template <bool COUNT>
__device__ __forceinline__ TraceHit coop_walk(const WideSceneDev& sc, const typename Traversal<COUNT, true>::Stack st, int32_t* __restrict__ pool,
                                           f3 ro, f3 rd, DevCounters& cnt, const uint32_t pool_stride = 64u)
{
    using Walk = Traversal<COUNT, true>;
    const int lane = threadIdx.x & 63;
    auto pw = [&](uint32_t w) -> int32_t& { return pool[(w >> 6) * pool_stride + (w & 63u)]; };
    constexpr uint32_t kNone = 0xffffffffu;
    Walk tr;
    tr.begin(sc, ro, rd);
    tr.hit.tri = kNone;
    bool active = lane == 0 && tr.have;
    if (lane != 0) tr.have = false;
    uint32_t n_pool = 0;
    uint32_t my_steps = 0;
    for (;;) {
        {
            const unsigned long long idle = __ballot(!active);
            const uint32_t n_idle = (uint32_t)__popcll(idle);
            const uint32_t take = n_pool < n_idle ? n_pool : n_idle;
            if (take) {
                const uint32_t r = lanes_below(idle, lane);
                if (!active && r < take) {
                    const int32_t ref = pw(2u * (n_pool - 1u - r));
                    const uint32_t ctx = (uint32_t)pw(2u * (n_pool - 1u - r) + 1u);
                    tr.sp = 0;
                    tr.cur = ref;
                    tr.have = true;
                    tr.in_blas = (ctx & 1u) != 0u;
                    tr.cur_inst = ctx >> 1;
                    if (tr.in_blas) {
                        const WideInstance* ip = sc.instances + tr.cur_inst;
                        const float4 m0 = ld4(&ip->inv[0]), m1 = ld4(&ip->inv[4]), m2 = ld4(&ip->inv[8]);
                        tr.o = mk3(m0.x * ro.x + m0.w * ro.y + m1.z * ro.z + m2.y, m0.y * ro.x + m1.x * ro.y + m1.w * ro.z + m2.z,
                                   m0.z * ro.x + m1.y * ro.y + m2.x * ro.z + m2.w);
                        tr.d = mk3(m0.x * rd.x + m0.w * rd.y + m1.z * rd.z, m0.y * rd.x + m1.x * rd.y + m1.w * rd.z,
                                   m0.z * rd.x + m1.y * rd.y + m2.x * rd.z);
                    } else {
                        tr.o = ro;
                        tr.d = rd;
                    }
                    tr.set_level();
                    active = true;
                }
                n_pool -= take;
            }
        }
        if (!__any(active)) break;
        if (COUNT && active && (tr.have || tr.sp > 0)) my_steps++;
        if (active && !tr.step(sc, st, cnt)) active = false;
        {
            const float t = wave_min_f(tr.hit.t);
            if (t < tr.hit.t) {
                tr.hit.t = t;
                tr.hit.tri = kNone;
                tr.hit.inst = 0u;
            }
        }
        {
            const uint32_t n_idle = (uint32_t)__popcll(__ballot(!active));
            const uint32_t want = n_idle > n_pool ? n_idle - n_pool : 0u;
            if (want) {
                int32_t top = kSentinel;
                const bool may = active && tr.sp > 0;
                if (may) {
                    const int row = tr.sp - 1;
                    top = row < st.lds_entries ? st.lds[row * st.stride] : (row < st.lds_entries + st.spill_entries ? st.spill[row - st.lds_entries] : kSentinel);
                }
                const bool give = may && top != kSentinel;
                const unsigned long long gm = __ballot(give);
                const uint32_t r = lanes_below(gm, lane);
                const uint32_t room = (uint32_t)kCoopPool - n_pool;
                const uint32_t lim = want < room ? want : room;
                if (give && r < lim) {
                    tr.sp--;
                    pw(2u * (n_pool + r)) = top;
                    pw(2u * (n_pool + r) + 1u) = (int32_t)((tr.in_blas ? 1u : 0u) | (tr.cur_inst << 1));
                }
                const uint32_t given = (uint32_t)__popcll(gm);
                n_pool += given < lim ? given : lim;
            }
        }
        __builtin_amdgcn_fence(__ATOMIC_RELEASE, "wavefront");
        __builtin_amdgcn_wave_barrier();
    }
    if (COUNT) {
        for (int off = 32; off > 0; off >>= 1) my_steps += (uint32_t)__shfl_xor((int)my_steps, off);
        if (lane == 0) count_walk(cnt, my_steps);
    }
    const float best = wave_min_f(tr.hit.t);
    const unsigned long long win = __ballot(tr.hit.tri != kNone && tr.hit.t == best);
    TraceHit out;
    out.t = 1e9f;
    out.u = out.v = 0.0f;
    out.tri = out.inst = 0u;
    out.front = false;
    if (win && best < 1e9f) {
        unsigned long long pick = win;
        if (__popcll(win) > 1) {
            const bool mine = ((win >> lane) & 1ull) != 0ull;
            uint32_t kt = mine ? tr.hit.tri : 0u;
            for (int off = 32; off > 0; off >>= 1) {
                const uint32_t o = (uint32_t)__shfl_xor((int)kt, off);
                kt = o > kt ? o : kt;
            }
            const bool top = mine && tr.hit.tri == kt;
            uint32_t ki = top ? ((tr.hit.inst >> kInstBits) & kInstMask) : 0u;
            for (int off = 32; off > 0; off >>= 1) {
                const uint32_t o = (uint32_t)__shfl_xor((int)ki, off);
                ki = o > ki ? o : ki;
            }
            pick = __ballot(top && ((tr.hit.inst >> kInstBits) & kInstMask) == ki);
        }
        const int w = __ffsll((long long)pick) - 1;
        out.t = best;
        out.u = __shfl(tr.hit.u, w);
        out.v = __shfl(tr.hit.v, w);
        out.tri = (uint32_t)__shfl((int)tr.hit.tri, w);
        out.front = __shfl((int)tr.hit.front, w) != 0;
        const uint32_t wi = (uint32_t)__shfl((int)tr.hit.inst, w);
        const uint32_t found_in = (wi >> kInstBits) & kInstMask;
        const bool tied = __popcll(win) > 1 || (wi & kHitTied) != 0u;
        out.inst = found_in | (found_in << kInstBits) | (tied ? kHitTied : 0u);
    }
    return out;
}

template <bool COUNT>
__device__ __attribute__((noinline)) void coop_walk_call(const WideSceneDev* __restrict__ scp, int32_t* lds_col, int32_t* pool, float ox, float oy,
                                                         float oz, float dx, float dy, float dz, DevCounters* cntp, TraceHit* out)
{
    int32_t spill[kStackSpill + 2];
    const typename Traversal<COUNT, true>::Stack st{lds_col, spill, kTraceBlock, kStackLds - 2, kStackSpill + 2};
    const WideSceneDev sc = *scp;
    DevCounters none = {};
    *out = coop_walk<COUNT>(sc, st, pool, mk3(ox, oy, oz), mk3(dx, dy, dz), COUNT ? *cntp : none, (uint32_t)kTraceBlock);
}


#ifndef JPT_MAX_CHAIN
#define JPT_MAX_CHAIN 4
#endif
constexpr int kMaxChain = JPT_MAX_CHAIN;
template <bool COUNT, bool W4, bool TAIL>
__device__ __forceinline__ void trace_queue(const WideSceneDev& sc, const Wf2Buffers& wb, const Wf2Dims& dm, const int bounce, const WfTune& tune,
                                            const uint32_t seg0, const uint32_t (&end)[kMaxChain], const uint32_t n, int32_t* __restrict__ stack,
                                            uint32_t* __restrict__ s_cursor, DevCounters& cnt)
{
    const int lane = threadIdx.x & 63;
    int32_t spill[kStackSpill];
    const typename Traversal<COUNT, W4>::Stack my_stack{&stack[threadIdx.x], spill, kTraceBlock, kStackLds};
    uint32_t dry_rounds = 0;
    const float4* __restrict__ qo = wb.ray_o[bounce & 1];
    const float4* __restrict__ qd = wb.ray_d[bounce & 1];
    Traversal<COUNT, W4> tr;
    tr.cur = 0;
    WalkMasks wm;
    typename Traversal<COUNT, W4>::Masked ml;
    ml.top = Traversal<COUNT, W4>::lds_base(my_stack);
    ml.k0 = 0u;
    ml.in_blas = false;
    unsigned long long act = 0ull, unsaved = 0ull;
    bool exhausted = false;
    size_t my_loc = 0;
    uint32_t walk_steps = 0;
    auto save_hit = [&]() {
        stream_st4(&wb.hit_a[my_loc], make_float4(tr.hit.t, tr.hit.u, tr.hit.v, __uint_as_float(tr.hit.tri)));
        stream_stu(&wb.hit_b[my_loc], tr.hit.inst | (tr.hit.front ? 0x80000000u : 0u));
    };

    for (;;) {
        const unsigned long long idle = ~act;
        const int n_idle = __popcll(idle);
        if (!exhausted && n_idle >= tune.refill_idle) {
            if (in_mask(unsaved)) save_hit();
            unsaved = 0ull;
            uint32_t start = 0;
            if (lane == 0) start = atomicAdd(s_cursor, (uint32_t)n_idle);
            start = (uint32_t)__builtin_amdgcn_readfirstlane((int)start);
            if (start + (uint32_t)n_idle >= n) exhausted = true;
            if (start < n) {
                const uint32_t idx = start + lanes_below(idle, lane);
                const unsigned long long fill = idle & __ballot(idx < n);
                if (in_mask(fill)) {
                    uint32_t k = 0, first = 0;
                    for (int j = 0; j < kMaxChain - 1; j++)
                        if (idx >= end[j]) {
                            k = (uint32_t)j + 1u;
                            first = end[j];
                        }
                    const size_t loc = (size_t)(seg0 + k) * dm.seg_cap + (idx - first);
                    const float4 ro = stream_ld4(&qo[loc]), rd = stream_ld4(&qd[loc]);
                    tr.begin(sc, mk3(ro.x, ro.y, ro.z), mk3(rd.x, rd.y, rd.z));
                    ml.top = Traversal<COUNT, W4>::lds_base(my_stack);
                    my_loc = loc;
                    walk_steps = 0;
                }
                act |= fill;
                wm.have = sc.n_instances != 0 ? (wm.have | fill) : (wm.have & ~fill);
                wm.in_blas &= ~fill;
            }
        }
        if (act == 0ull) {
            if (exhausted) break;
            continue;
        }
        {
            const unsigned long long done = walk_round_masked<COUNT, W4>(tr, ml, wm, act, sc, my_stack, cnt, tune, walk_steps);
            act &= ~done;
            unsaved |= done;
            if (COUNT) {
                if (in_mask(done)) count_walk(cnt, walk_steps);
            }
            if constexpr (TAIL && W4) {
                if (exhausted && ++dry_rounds >= (uint32_t)tune.tail_rounds && __popcll(act) <= tune.tail_lanes) break;
            }
        }
    }
    if constexpr (TAIL && W4) {
        unsigned long long left = act;
        if (left) {
            if (in_mask(unsaved)) save_hit();
            unsaved = 0ull;
            const int wave_col = (int)(threadIdx.x & ~63u);
            while (left) {
                const int src = __ffsll((long long)left) - 1;
                left &= left - 1ull;
                TraceHit h;
                const WideSceneDev sc_tail = sc;
                coop_walk_call<COUNT>(&sc_tail, &stack[threadIdx.x], &stack[(kStackLds - 2) * kTraceBlock + wave_col], __shfl(tr.wo.x, src),
                                      __shfl(tr.wo.y, src), __shfl(tr.wo.z, src), __shfl(tr.wd.x, src), __shfl(tr.wd.y, src), __shfl(tr.wd.z, src),
                                      COUNT ? &cnt : nullptr, &h);
                if (lane == src) {
                    tr.hit = h;
                    save_hit();
                }
            }
        }
    }
    if (in_mask(unsaved)) save_hit();
}

template <bool COUNT, bool W4, bool TAIL = false>
__global__ __launch_bounds__(kBlock, JPT_WAVES_PER_SIMD) void wf2_trace(WideSceneDev sc, Wf2Buffers wb, Wf2Dims dm, int bounce, WfTune tune,
                                                    int chain, DevCounters* __restrict__ counters)
{
    __shared__ int32_t stack[kStackLds * kBlock];
    __shared__ uint32_t s_cursor;
    const uint32_t seg0 = blockIdx.x * (uint32_t)chain;
    uint32_t end[kMaxChain];
    uint32_t n = 0;
    for (int k = 0; k < kMaxChain; k++) {
        if (k < chain && seg0 + (uint32_t)k < kSegments) n += wb.qcount[(size_t)bounce * kSegments + seg0 + (uint32_t)k];
        end[k] = n;
    }
    if (n == 0) return;
    if (threadIdx.x == 0) s_cursor = 0;
    __syncthreads();
    DevCounters cnt = {};
    trace_queue<COUNT, W4, TAIL>(sc, wb, dm, bounce, tune, seg0, end, n, stack, &s_cursor, cnt);
    if (COUNT) flush_counters(cnt, counters);
}

constexpr float kCellMargin = 0.01f;
__device__ __forceinline__ bool sky_cells_at(const RefCamera& cam, float two_over_w, float two_over_h, float fx, float fy, float w_ref, float& w_out,
                                             float v[3], f3& d)
{
    d = raster_direction_approx(cam, two_over_w, two_over_h, fx, fy, w_out);
    const f3 c = mk3(0.0f, 0.0f, 0.0f) + mk3(1.0f, 1.0f, 1.0f) * sample_sky(d);
    v[0] = clamp_(c.x, 0.0f, 1.0f) * 255.0f + 0.5f;
    v[1] = clamp_(c.y, 0.0f, 1.0f) * 255.0f + 0.5f;
    v[2] = clamp_(c.z, 0.0f, 1.0f) * 255.0f + 0.5f;
    return (w_out * w_ref > 0.0f) && (d.y == d.y);
}
__device__ __forceinline__ float sky_interior_excess(const f3 c[4])
{
    float chord2 = 0.0f, ay = 0.0f;
    for (int i = 0; i < 4; i++) {
        ay = fmax_(ay, __builtin_fabsf(c[i].y));
        for (int j = i + 1; j < 4; j++) {
            const f3 e = c[i] - c[j];
            chord2 = fmax_(chord2, e.x * e.x + e.y * e.y + e.z * e.z);
        }
    }
    if (!(chord2 < 0.2f)) return 1e30f;
    const float theta2 = 1.1f * chord2;
    const float m = fmin_(1.0f, ay + __builtin_sqrtf(theta2));
    return 6.4f * 0.25f * theta2 * m;
}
──────
• PROBLEM DETAILS
Give back, exactly as written, the stretch from the line with "typename Traversal<COUNT, W4>::Masked ml;" through the line with "auto save_hit = [&]()", and no other lines from the records above.

• SOLUTION TO THIS EXERCISE
    typename Traversal<COUNT, W4>::Masked ml;
    ml.top = Traversal<COUNT, W4>::lds_base(my_stack);
    ml.k0 = 0u;
    ml.in_blas = false;
    unsigned long long act = 0ull, unsaved = 0ull;
    bool exhausted = false;
    size_t my_loc = 0;
    uint32_t walk_steps = 0;
    auto save_hit = [&]() {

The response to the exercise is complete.